@@ -310,6 +331,63 @@
         }
       }
     }
+  }
+  CSQ32_STAMP(slot, 5);
+}
+
+template <int NCI>
+__global__ __launch_bounds__(NTH32, 2) void conv_dx_seq_f32_kernel(const Args a) {
+  extern __shared__ __attribute__((aligned(16))) unsigned char lds[];
+  CSQ32_STAMP(blockIdx.x, 0);
+  const int tid = threadIdx.x, lane = tid & 63;
+  const int wave = __builtin_amdgcn_readfirstlane(tid >> 6);
+  const Tile t = decode_tile(a, blockIdx.x);
+  {
+    constexpr int SB = 10;
+    const int total = t.rows * a.cpr;
+    for (int q0 = 0; q0 * NTH32 < ((CDX_ABLATE & 1) ? 0 : total); q0 += SB) {
+      u32x4 v[SB];
+      stage_load<SB>(a, t, q0, v);
+      stage_store<SB>(a, t, q0, v, lds);
+    }
+    if (tid < a.pitch / 16) *reinterpret_cast<uint4*>(lds + a.zero_off + tid * 16) = make_uint4(0u, 0u, 0u, 0u);
+  }
+  __syncthreads();
+  CSQ32_STAMP(blockIdx.x, 1);
+  u32x4 none[1];
+  dx32_tile<NCI, 0>(a, t, t, none, lds, wave, lane, blockIdx.x);
+}
+
+#ifndef DX32_PF
+#define DX32_PF (NCI == 1 ? 12 : 10)
+#endif
+template <int NCI>
+__global__ __launch_bounds__(NTH32, 2) void conv_dx_seq_f32_pipe_kernel(const Args a, const int tiles) {
+  extern __shared__ __attribute__((aligned(16))) unsigned char lds[];
+  constexpr int PF = DX32_PF, SB = 2;
+  const int tid = threadIdx.x, lane = tid & 63;
+  const int wave = __builtin_amdgcn_readfirstlane(tid >> 6);
+  int tile = blockIdx.x;
+  CSQ32_STAMP(tile, 0);
+  Tile t = decode_tile(a, tile);
+  u32x4 pf[PF];
+  stage_load<PF>(a, t, 0, pf);
+  if (tid < a.pitch / 16) *reinterpret_cast<uint4*>(lds + a.zero_off + tid * 16) = make_uint4(0u, 0u, 0u, 0u);
+  for (; tile < tiles; tile += gridDim.x) {
+    if (!(CDX_ABLATE & 1)) stage_store<PF>(a, t, 0, pf, lds);
+    for (int q0 = PF; q0 * NTH32 < ((CDX_ABLATE & 1) ? 0 : t.rows * a.cpr); q0 += SB) {
+      u32x4 v[SB];
+      stage_load<SB>(a, t, q0, v);
+      stage_store<SB>(a, t, q0, v, lds);
+    }
+    __syncthreads();
+    CSQ32_STAMP(tile, 1);
+    const int next = tile + (int)gridDim.x;
+    const Tile tn = decode_tile(a, next < tiles ? next : tile);
+    dx32_tile<NCI, PF>(a, t, tn, pf, lds, wave, lane, tile);
+    __syncthreads();
+    CSQ32_STAMP(next, 0);
+    t = tn;
   }
 }
 
@@ -604,11 +682,81 @@
   }
 }
 
+__device__ __forceinline__ void fwd32_unit(const FArgs& a, const unsigned char* lds, const int u, const int b, const int n0,
+                                           const int t0, const int tc, const int lane) {
+  const int r = lane & 31, h = lane >> 5;
+  const int CT = 3 * a.Cout;
+  const int ntt = tc >> 3;
+  const int cpt = a.ld_in / 4;
+  const unsigned cpt_magic = (unsigned)((65536 + cpt - 1) / cpt);
+  const int j = u / a.nb32, kb = u - j * a.nb32;
+  const int pad = j + 1, col0 = j * a.Cout + 32 * kb;
+  const int st3 = 3 * a.ld_in / 8, st5 = 5 * a.ld_in / 8, st7 = 7 * a.ld_in / 8;
+  const int nsteps = j == 0 ? st3 : (j == 1 ? st5 : st7);
+  const int woff = (j == 0 ? 0 : (j == 1 ? st3 : st3 + st5)) * a.nb32 + kb * nsteps;
+  f32x16 acc[MAXT];
+#pragma unroll
+  for (int i = 0; i < MAXT; ++i)
+#pragma unroll
+    for (int e = 0; e < 16; ++e) acc[i][e] = 0.f;
+  const f32x4* wp = reinterpret_cast<const f32x4*>(a.wpack) + (int64_t)woff * 64 + lane;
+  auto kloop = [&](auto ntc) {
+    constexpr int NTT = decltype(ntc)::value;
+    auto rd = [&](int s, f32x4 (&df)[NTT]) {
+      const int q = 2 * s + h;
+      const int tap = (int)((q * cpt_magic) >> 16), c4 = q - tap * cpt;
+      const int off0 = ((tap - pad + 3) * 4 + r) * a.pitch + c4 * 16;
+#pragma unroll
+      for (int i = 0; i < NTT; ++i) df[i] = *reinterpret_cast<const f32x4*>(lds + off0 + 32 * i * a.pitch);
+    };
+    f32x4 wq[CFW_PD32], df[NTT];
+#pragma unroll
+    for (int p_ = 0; p_ < CFW_PD32; ++p_) wq[p_] = wp[min(p_, nsteps - 1) * 64];
+    rd(0, df);
+    for (int s = 0; s < nsteps; ++s) {
+      const int sn = min(s + 1, nsteps - 1);
+      const f32x4 wn = wp[min(s + CFW_PD32, nsteps - 1) * 64];
+      f32x4 dn[NTT];
+      rd(sn, dn);
+#pragma unroll
+      for (int jj = 0; jj < 4; ++jj)
+#pragma unroll
+        for (int i = 0; i < NTT; ++i) acc[i] = __builtin_amdgcn_mfma_f32_32x32x2f32(df[i][jj], wq[0][jj], acc[i], 0, 0, 0);
+#pragma unroll
+      for (int p_ = 0; p_ + 1 < CFW_PD32; ++p_) wq[p_] = wq[p_ + 1];
+      wq[CFW_PD32 - 1] = wn;
+#pragma unroll
+      for (int i = 0; i < NTT; ++i) df[i] = dn[i];
+    }
+  };
+  switch (ntt) {
+    case 1: kloop(std::integral_constant<int, 1>{}); break;
+    case 2: kloop(std::integral_constant<int, 2>{}); break;
+    case 3: kloop(std::integral_constant<int, 3>{}); break;
+    case 4: kloop(std::integral_constant<int, 4>{}); break;
+    case 5: kloop(std::integral_constant<int, 5>{}); break;
+    default: kloop(std::integral_constant<int, MAXT>{}); break;
+  }
+  const float bv = a.bias[col0 + r];
+  float* yb = a.y + (((int64_t)b * a.Lc + t0 + h) * a.N + n0) * CT + col0 + r;
+  const int tstride = a.N * CT;
+#pragma unroll
+  for (int i = 0; i < MAXT; ++i) {
+    if (i < ntt) {
+#pragma unroll
+      for (int e = 0; e < 16; ++e) {
+        const int n = e & 3;
+        if (n0 + n < a.N) yb[(8 * i + 2 * (e >> 2)) * tstride + n * CT] = acc[i][e] + bv;
+      }
+    }
+  }
+}
+
 __global__ __launch_bounds__(NTH, 2) void conv_fwd_seq_f32_kernel(const FArgs a) {
   extern __shared__ __attribute__((aligned(16))) unsigned char lds[];
+  CSQ32_STAMP(blockIdx.x, 0);
   const int tid = threadIdx.x, lane = tid & 63;
   const int wave = __builtin_amdgcn_readfirstlane(tid >> 6);
-  const int r = lane & 31, h = lane >> 5;
   int tile = blockIdx.x;
   const int nbk = tile % a.nblk;
   tile /= a.nblk;
@@ -616,7 +764,6 @@
   const int n0 = nbk * NB, t0 = chunk * a.TC;
   const int tc = min(a.TC, a.Lc - t0);
   const int steps = tc + 7;
-  const int CT = 3 * a.Cout;
   {
     const int cpr = a.ld_in / 4;
     const int total = steps * NB * cpr;
@@ -632,75 +779,13 @@
     }
   }
   __syncthreads();
-
-  const int ntt = tc >> 3;
-  const int cpt = a.ld_in / 4;
-  const unsigned cpt_magic = (unsigned)((65536 + cpt - 1) / cpt);
+  CSQ32_STAMP(blockIdx.x, 1);
 #pragma unroll 1
   for (int ui = 0; ui < 3; ++ui) {
     const int u = (int)((a.assign >> (12 * wave + 4 * ui)) & 15ull);
     if (u == 15) break;
-    const int j = u / a.nb32, kb = u - j * a.nb32;
-    const int pad = j + 1, col0 = j * a.Cout + 32 * kb;
-    const int st3 = 3 * a.ld_in / 8, st5 = 5 * a.ld_in / 8, st7 = 7 * a.ld_in / 8;
-    const int nsteps = j == 0 ? st3 : (j == 1 ? st5 : st7);
-    const int woff = (j == 0 ? 0 : (j == 1 ? st3 : st3 + st5)) * a.nb32 + kb * nsteps;
-    f32x16 acc[MAXT];
-#pragma unroll
-    for (int i = 0; i < MAXT; ++i)
-#pragma unroll
-      for (int e = 0; e < 16; ++e) acc[i][e] = 0.f;
-    const f32x4* wp = reinterpret_cast<const f32x4*>(a.wpack) + (int64_t)woff * 64 + lane;
-    auto kloop = [&](auto ntc) {
-      constexpr int NTT = decltype(ntc)::value;
-      auto rd = [&](int s, f32x4 (&df)[NTT]) {
-        const int q = 2 * s + h;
----
Each line from the top of the records down to the one with "1 ? 12 : 10)" must be retyped exactly; include both ends and nothing else.

FINISHED TASK
@@ -310,6 +331,63 @@
         }
       }
     }
+  }
+  CSQ32_STAMP(slot, 5);
+}
+
+template <int NCI>
+__global__ __launch_bounds__(NTH32, 2) void conv_dx_seq_f32_kernel(const Args a) {
+  extern __shared__ __attribute__((aligned(16))) unsigned char lds[];
+  CSQ32_STAMP(blockIdx.x, 0);
+  const int tid = threadIdx.x, lane = tid & 63;
+  const int wave = __builtin_amdgcn_readfirstlane(tid >> 6);
+  const Tile t = decode_tile(a, blockIdx.x);
+  {
+    constexpr int SB = 10;
+    const int total = t.rows * a.cpr;
+    for (int q0 = 0; q0 * NTH32 < ((CDX_ABLATE & 1) ? 0 : total); q0 += SB) {
+      u32x4 v[SB];
+      stage_load<SB>(a, t, q0, v);
+      stage_store<SB>(a, t, q0, v, lds);
+    }
+    if (tid < a.pitch / 16) *reinterpret_cast<uint4*>(lds + a.zero_off + tid * 16) = make_uint4(0u, 0u, 0u, 0u);
+  }
+  __syncthreads();
+  CSQ32_STAMP(blockIdx.x, 1);
+  u32x4 none[1];
+  dx32_tile<NCI, 0>(a, t, t, none, lds, wave, lane, blockIdx.x);
+}
+
+#ifndef DX32_PF
+#define DX32_PF (NCI == 1 ? 12 : 10)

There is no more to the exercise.